Wherever a line of the records contains "Structure", copy that line.

═════ DATASET CONTENT ═════

# SKA-INAF/caesar-mrcnn

Measured on AMD Instinct MI355X. Metric: train images/sec (whole node) + detect ms/image, ResNet-101 256x256, higher is better.
Workload: dtype f32; 1 GPU; resnet101+FPN 256x256 3-class (+bg), nimg_per_gpu=4, train step (fwd+bwd+SGD), 512 train ROIs, 2000 proposals; global_batch=4, parallelism=dp1, weights=random init (Keras defaults)

## Files before the change

caesar-mrcnn_amd/_hip.py:

```python
import ctypes as C
import os
import threading

PKG_DIR = os.path.dirname(os.path.abspath(__file__))
LIB_PATH = os.path.join(PKG_DIR, "libmrcnn_hip.so")


class HipPathError(RuntimeError):
    pass


class ConvDesc(C.Structure):
    _fields_ = [(n, C.c_int32) for n in (
        "N", "H", "W", "Cin", "Cout", "KH", "KW", "stride", "pad_t", "pad_l", "OH", "OW",
        "act", "res_mode", "out_mode", "cmod")] + [
        ("out_n_stride", C.c_int64), ("out_h_stride", C.c_int64), ("out_w_stride", C.c_int64)]


class ConvProblem(C.Structure):
    _fields_ = [("d", ConvDesc)] + [(n, C.c_void_p) for n in ("x", "w", "bias", "scale", "shift", "res", "out", "z_out")]


class WgradProblem(C.Structure):
    _fields_ = [("d", ConvDesc), ("x", C.c_void_p), ("dy", C.c_void_p), ("dw", C.c_void_p), ("accumulate", C.c_int32)]
# ... 120 lines not shown
    "mrcnn_conv2d_fwd_h16_res": (C.c_int, [C.POINTER(ConvDesc), C.c_int] + [_P] * 9),
    "mrcnn_conv2d_fwd_h16_supported": (C.c_int, [C.POINTER(ConvDesc), C.c_int]),
    "mrcnn_conv2d_dgrad_ep_h16": (C.c_int, [C.POINTER(ConvDesc), C.c_int, _P, _P, _P, _P, C.POINTER(BwdEpilogueH16), _P]),
    "mrcnn_conv2d_dgrad_ep": (C.c_int, [C.POINTER(ConvDesc), _P, _P, _P, _P, C.POINTER(BwdEpilogue), _P, C.c_size_t, _P]),
    "mrcnn_conv2d_wgrad_h16_workspace": (C.c_size_t, [C.POINTER(ConvDesc)]),
    "mrcnn_conv2d_wgrad_h16": (C.c_int, [C.POINTER(ConvDesc), C.c_int, _P, _P, _P, _P, C.c_size_t, C.c_int, C.c_float, _P]),
    "mrcnn_mask_out_fwd_h16": (C.c_int, [C.c_int, _P, _P, _P, _P, C.c_int64, C.c_int, C.c_int, _P]),
    "mrcnn_mask_out_bwd_h16": (C.c_int, [C.c_int] + [_P] * 8 + [C.c_int64, C.c_int, C.c_int, C.c_int, C.c_int, C.c_float, _P]),
    "mrcnn_weights_to_h16": (C.c_int, [_P, _P, _P, C.c_int, C.c_int, C.c_int, C.c_int, C.c_int, _P]),
    "mrcnn_weights_to_h16_batched": (C.c_int, [_P, _P, C.c_int, C.c_int, C.c_int, _P]),
    "mrcnn_cast_to_h16": (C.c_int, [_P, _P, C.c_int64, C.c_int, C.c_float, _P]),
    "mrcnn_epilogue_bwd_h16": (C.c_int, [C.c_int] + [_P] * 10 + [C.c_int64, C.c_int, C.c_int, C.c_float, _P]),
    "mrcnn_epilogue_bwd_h16_dy": (C.c_int, [C.c_int] + [_P] * 11 + [C.c_int64, C.c_int, C.c_int, C.c_float, _P]),
    "mrcnn_cast_from_h16": (C.c_int, [_P, _P, C.c_int64, C.c_int, C.c_float, _P]),
    "mrcnn_axpy_from_h16": (C.c_int, [_P, _P, C.c_int64, C.c_int, C.c_float, _P]),
    "mrcnn_rpn_targets_workspace": (C.c_size_t, [C.POINTER(RpnTargetDesc)]),
    "mrcnn_rpn_targets": (C.c_int, [C.POINTER(RpnTargetDesc)] + [_P] * 7 + [C.c_size_t, _P]),
    "mrcnn_detection_workspace": (C.c_size_t, [C.POINTER(DetectionDesc)]),
    "mrcnn_detection_fwd": (C.c_int, [C.POINTER(DetectionDesc)] + [_P] * 6 + [C.c_size_t, _P]),
    "mrcnn_losses_workspace": (C.c_size_t, [C.POINTER(LossDesc)]),
    "mrcnn_losses_fwd_bwd": (C.c_int, [C.POINTER(LossDesc)] + [_P] * 18 + [C.c_size_t, _P]),
    "mrcnn_grad_prepare": (C.c_int, [_P, _P, C.c_float, _P, C.c_int64, _P, _P]),
    "mrcnn_sumsq": (C.c_int, [_P, C.c_int64, _P, _P]),
    "mrcnn_sgd_momentum": (C.c_int, [_P, _P, _P, _P, C.c_float, C.c_float, C.c_float, _P, C.c_int64, _P]),
    "mrcnn_sgd_momentum_guarded": (C.c_int, [_P, _P, _P, _P, C.c_float, C.c_float, C.c_float, _P, C.c_int64, _P, _P]),
    "mrcnn_winograd_buffer_floats": (C.c_size_t, [C.c_int, C.c_int, C.c_int, C.c_int, C.c_int]),
    "mrcnn_winograd_weights": (C.c_int, [_P, _P, C.c_int, C.c_int, C.c_int, _P]),
    "mrcnn_gemm_batched_f32": (C.c_int, [_P, _P, _P, C.c_int, C.c_int, C.c_int, C.c_int, _P]),
    "mrcnn_winograd_gemm": (C.c_int, [_P, _P, _P, C.c_int, C.c_int, C.c_int, C.c_int, _P]),
    "mrcnn_winograd_group_floats": (C.c_size_t, [C.POINTER(WinoGroup), C.c_int, C.c_int]),
    "mrcnn_winograd_input_g": (C.c_int, [_P, _P, C.c_int, C.c_int, C.c_int, C.c_int, C.POINTER(WinoGroup), _P]),
    "mrcnn_winograd_weights_g": (C.c_int, [_P, _P, C.c_int, C.c_int, C.c_int, C.c_int, _P]),
    "mrcnn_winograd_output_g": (C.c_int, [_P, _P, _P, _P, _P, _P, C.c_int, C.c_int, C.c_int, C.c_int, C.c_int, C.POINTER(WinoGroup), _P]),
    "mrcnn_winograd_output_bwd_g": (C.c_int, [_P, _P, _P, _P, _P, _P, _P, _P, _P, _P, C.c_int, C.c_int, C.c_int, C.c_int, C.c_int,
                                             C.POINTER(WinoGroup), _P]),
    "mrcnn_winograd_output_bwd_zmask_g": (C.c_int, [_P] * 10 + [C.c_int, C.c_int, C.c_int, C.c_int, C.POINTER(WinoGroup), _P]),
    "mrcnn_winograd_dy_g": (C.c_int, [_P, _P, C.c_int, C.c_int, C.c_int, C.c_int, C.POINTER(WinoGroup), _P]),
    "mrcnn_winograd_dw_g": (C.c_int, [_P, _P, C.c_int, C.c_int, C.c_int, C.c_int, C.c_int, _P]),
    "mrcnn_deconv2x2_gemm": (C.c_int, [_P, _P, _P, _P, C.c_int, C.c_int, C.c_int, C.c_int, C.c_int, C.c_int, _P]),
    "mrcnn_allreduce_load": (C.c_int, [C.c_char_p]),
    "mrcnn_allreduce_unique_id": (C.c_int, [_P]),
    "mrcnn_allreduce_init": (C.c_int, [C.POINTER(_P), _P, C.c_int, C.c_int]),
    "mrcnn_allreduce_scratch": (C.c_size_t, [C.c_int, C.c_int64, C.c_int]),
    "mrcnn_allreduce_grad": (C.c_int, [_P, _P, C.c_int64, C.c_int64, C.c_int, _P, C.c_size_t, _P]),
    "mrcnn_allreduce_direct_plan": (C.c_int, [C.c_int, C.c_int, C.c_int64, C.c_int64, C.c_int, _P, _P, _P, _P]),
    "mrcnn_allreduce_direct_simulate": (C.c_int, [_P, _P, C.c_size_t, C.c_int, C.c_int64, C.c_int64, _P]),
    "mrcnn_allreduce_destroy": (C.c_int, [_P]),
    "mrcnn_allreduce_last_error": (C.c_char_p, []),
    "mrcnn_tuning_set": (C.c_int, [C.c_char_p, C.c_longlong]),
    "mrcnn_hip_version": (C.c_char_p, []),
}

_lib = None
_proxy = None
_tape = None
_tape_owner = None

_NO_RECORD = ("_workspace", "_tiles_check", "_outline_check", "_draw_check", "_supported", "_status_offset", "_version", "mrcnn_allreduce_", "_scratch", "_floats")


class _LibProxy(object):

    def __init__(self, real):
        self._real = real

    def __getattr__(self, name):
        real = getattr(self._real, name)
        if any(k in name for k in _NO_RECORD):
            f = real
        else:
            def f(*args, _real=real):
                rc = _real(*args)
                t = _tape
                if t is not None and not rc and _tape_owner == threading.get_ident():
                    t.append((_real, args))
                return rc
        setattr(self, name, f)
        return f


def tape_begin():
    global _tape, _tape_owner
    assert _tape is None, "a launch tape is already being recorded"
    _tape, _tape_owner = [], threading.get_ident()
    return _tape


def tape_end():
    global _tape, _tape_owner
    t, _tape, _tape_owner = _tape, None, None
    return t
# ... 83 lines not shown
```

caesar-mrcnn_amd/csrc/winograd.hip:

```cpp
#include "common.h"
#include <type_traits>
#include <string.h>

template <int CV> struct WinoVec;
template <> struct WinoVec<4> { typedef f32x4 type; };
template <> struct WinoVec<2> { typedef float type __attribute__((ext_vector_type(2))); };

template <int OT, typename V> __device__ __forceinline__ void wino_bt(const V (&d)[OT + 2], V (&t)[OT + 2]) {
    if constexpr (OT == 2) {
        t[0] = d[0] - d[2];
        t[1] = d[1] + d[2];
        t[2] = d[2] - d[1];
        t[3] = d[1] - d[3];
    } else {
        const V a = d[4] - 4.f * d[2], b = d[3] - 4.f * d[1], c = d[4] - d[2], e = 2.f * (d[3] - d[1]);
        t[0] = 4.f * d[0] - 5.f * d[2] + d[4];
        t[1] = a + b;
        t[2] = a - b;
        t[3] = c + e;
        t[4] = c - e;
        t[5] = 4.f * d[1] - 5.f * d[3] + d[5];
    }
}
template <int OT, typename V> __device__ __forceinline__ void wino_at(const V (&m)[OT + 2], V (&y)[OT]) {
// ... 158 lines not shown
            vec zv, o;
#pragma unroll
            for (int e = 0; e < CV; ++e) {
                zv[e] = y[b][e] + bi[e];
                float v = sc[e] * zv[e] + sh[e];
                if (act == MRCNN_ACT_RELU) v = fmaxf(v, 0.f);
                o[e] = v;
            }
            if (z) *(vec*)(z + addr) = zv;
            *(vec*)(out + addr) = o;
        }
    }
}

template <int OTH, int OTW, int CV>
__global__ __launch_bounds__(256) void winograd_output_kernel(const float* __restrict__ Mt, float* __restrict__ out, float* __restrict__ z,
                                                              const float* __restrict__ bias, const float* __restrict__ scale,
                                                              const float* __restrict__ shift, int N, int H, int W, int C, long long T,
                                                              long long Tp, int act, const WinoGrp g) {
    typedef typename WinoVec<CV>::type vec;
    const int cn = C / CV;
    const long long i = (long long)blockIdx.x * 256 + threadIdx.x;
    if (i >= T * cn) return;
    const long long t = i / cn;
    const int c = (int)(i - t * cn) * CV;
    vec bi = {}, sc, sh = {};
#pragma unroll
    for (int e = 0; e < CV; ++e) sc[e] = 1.f;
    if (bias) bi = *(const vec*)(bias + c);
    if (scale) { sc = *(const vec*)(scale + c); sh = *(const vec*)(shift + c); }
    wino_output_tile<OTH, OTW, CV>(Mt, out, z, bi, sc, sh, H, W, C, Tp, act, g, t, c);
}

template <int OTH, int OTW, int CV>
__device__ __forceinline__ void wino_output_bwd_tile(const float* __restrict__ Mt, float* __restrict__ dz_out, const float* __restrict__ below_out,
                                                     const float* __restrict__ below_z, const typename WinoVec<CV>::type sc,
                                                     const typename WinoVec<CV>::type mu, const typename WinoVec<CV>::type rs,
                                                     const typename WinoVec<CV>::type fsh, bool zmask, bool want_dg, int H, int W, int C,
                                                     long long Tp, int act, const WinoGrp& g, long long t, int c,
                                                     typename WinoVec<CV>::type& a_db, typename WinoVec<CV>::type& a_dg,
                                                     typename WinoVec<CV>::type& a_bias) {
    typedef typename WinoVec<CV>::type vec;
    constexpr int ITH = OTH + 2, ITW = OTW + 2;
    const WinoTile q = wino_tile(t, g.th_n, g.tw_n);
    vec s[OTH][ITW];
#pragma unroll
    for (int k = 0; k < ITW; ++k) {
        vec col[ITH], o[OTH];
#pragma unroll
        for (int r = 0; r < ITH; ++r) col[r] = *(const vec*)(Mt + ((long long)(r * ITW + k) * Tp + t) * C + c);
        wino_at<OTH>(col, o);
#pragma unroll
        for (int a = 0; a < OTH; ++a) s[a][k] = o[a];
    }
#pragma unroll
    for (int a = 0; a < OTH; ++a) {
        vec y[OTW];
        wino_at<OTW>(s[a], y);
        const int oh = g.oh0 + OTH * q.th + a;
        if (oh >= H) continue;
#pragma unroll
        for (int b = 0; b < OTW; ++b) {
            const int ow = g.ow0 + OTW * q.tw + b;
            if (ow >= W) continue;
            const long long addr = (((long long)q.n * H + oh) * W + ow) * C + c;
            vec gg = y[b], dz, zz = {};
            if (want_dg || zmask) zz = *(const vec*)(below_z + addr);
            if (act == MRCNN_ACT_RELU) {
                if (zmask) {
#pragma unroll
                    for (int e = 0; e < CV; ++e) {
                        const float v = sc[e] * zz[e] + fsh[e];
                        gg[e] = v > 0.f ? gg[e] : 0.f;
                    }
                } else {
                    const vec oo = *(const vec*)(below_out + addr);
#pragma unroll
                    for (int e = 0; e < CV; ++e) gg[e] = oo[e] > 0.f ? gg[e] : 0.f;
                }
            }
#pragma unroll
            for (int e = 0; e < CV; ++e) dz[e] = gg[e] * sc[e];
            *(vec*)(dz_out + addr) = dz;
            if (want_dg) {
#pragma unroll
                for (int e = 0; e < CV; ++e) a_dg[e] += gg[e] * (zz[e] - mu[e]) * rs[e];
            }
#pragma unroll
            for (int e = 0; e < CV; ++e) { a_db[e] += gg[e]; a_bias[e] += dz[e]; }
        }
    }
}

template <int OTH, int OTW, int CV>
__global__ __launch_bounds__(256) void winograd_output_bwd_kernel(const float* __restrict__ Mt, float* __restrict__ dz_out,
                                                                  const float* __restrict__ below_out, const float* __restrict__ below_z,
                                                                  const float* __restrict__ scale, const float* __restrict__ mean,
                                                                  const float* __restrict__ rstd, float* dgamma, float* dbeta, float* dbias,
                                                                  int N, int H, int W, int C, long long T, long long Tp, int act,
                                                                  long long tiles_per_block, int lg, const WinoGrp g,
                                                                  const float* __restrict__ fwd_shift) {
    typedef typename WinoVec<CV>::type vec;
    constexpr int ITH = OTH + 2, ITW = OTW + 2;
    __shared__ float sacc[3 * 4 * 256];
    const int L = 1 << lg, R = 256 >> lg;
    for (int c = threadIdx.x; c < 3 * CV * L; c += 256) sacc[c] = 0.f;
    __syncthreads();
    const int rsub = threadIdx.x >> lg, lane = threadIdx.x & (L - 1);
    const int c = lane * CV;
    const long long t0 = (long long)blockIdx.x * tiles_per_block;
    long long t1 = t0 + tiles_per_block;
    if (t1 > T) t1 = T;
    vec sc, mu = {}, rs = {}, fsh = {};
#pragma unroll
    for (int e = 0; e < CV; ++e) sc[e] = 1.f;
    if (scale) sc = *(const vec*)(scale + c);
    if (dgamma) { mu = *(const vec*)(mean + c); rs = *(const vec*)(rstd + c); }
    const bool zmask = fwd_shift != nullptr;
    if (zmask) fsh = *(const vec*)(fwd_shift + c);
    vec a_db = {}, a_dg = {}, a_bias = {};
    for (long long t = t0 + rsub; t < t1; t += R)
        wino_output_bwd_tile<OTH, OTW, CV>(Mt, dz_out, below_out, below_z, sc, mu, rs, fsh, zmask, dgamma != nullptr, H, W, C, Tp, act, g, t, c,
                                           a_db, a_dg, a_bias);
#pragma unroll
    for (int k = 0; k < CV; ++k) {
        if (dbeta || dgamma) atomicAdd(&sacc[lane * CV + k], a_db[k]);
        if (dgamma) atomicAdd(&sacc[CV * L + lane * CV + k], a_dg[k]);
        if (dbias) atomicAdd(&sacc[2 * CV * L + lane * CV + k], a_bias[k]);
    }
    __syncthreads();
    for (int j = threadIdx.x; j < CV * L; j += 256) {
        if (dbeta) atomicAdd(&dbeta[j], sacc[j]);
        if (dgamma) atomicAdd(&dgamma[j], sacc[CV * L + j]);
        if (dbias) atomicAdd(&dbias[j], sacc[2 * CV * L + j]);
    }
}

template <int OTH, int OTW, int CV>
__global__ __launch_bounds__(256) void winograd_dy_kernel(const float* __restrict__ dy, float* __restrict__ dM, int N, int H, int W, int C,
                                                          long long T, long long Tp, const WinoGrp g) {
    typedef typename WinoVec<CV>::type vec;
    constexpr int ITH = OTH + 2, ITW = OTW + 2;
    const int cn = C / CV;
    const long long i = (long long)blockIdx.x * 256 + threadIdx.x;
    if (i >= T * cn) return;
    const long long t = i / cn;
    const int c = (int)(i - t * cn) * CV;
    const WinoTile q = wino_tile(t, g.th_n, g.tw_n);
    vec u[ITH][OTW];
#pragma unroll
    for (int b = 0; b < OTW; ++b) {
        vec col[OTH], o[ITH];
#pragma unroll
        for (int a = 0; a < OTH; ++a) {
            const int oh = g.oh0 + OTH * q.th + a, ow = g.ow0 + OTW * q.tw + b;
            vec val = {};
            if (oh < H && ow < W) val = *(const vec*)(dy + (((long long)q.n * H + oh) * W + ow) * C + c);
            col[a] = val;
        }
        wino_a<OTH>(col, o);
#pragma unroll
        for (int r = 0; r < ITH; ++r) u[r][b] = o[r];
    }
#pragma unroll
    for (int r = 0; r < ITH; ++r) {
        vec m[ITW];
        wino_a<OTW>(u[r], m);
// ... 211 lines not shown
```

═════

(REPLY):
class ConvDesc(C.Structure):
class ConvProblem(C.Structure):
class WgradProblem(C.Structure):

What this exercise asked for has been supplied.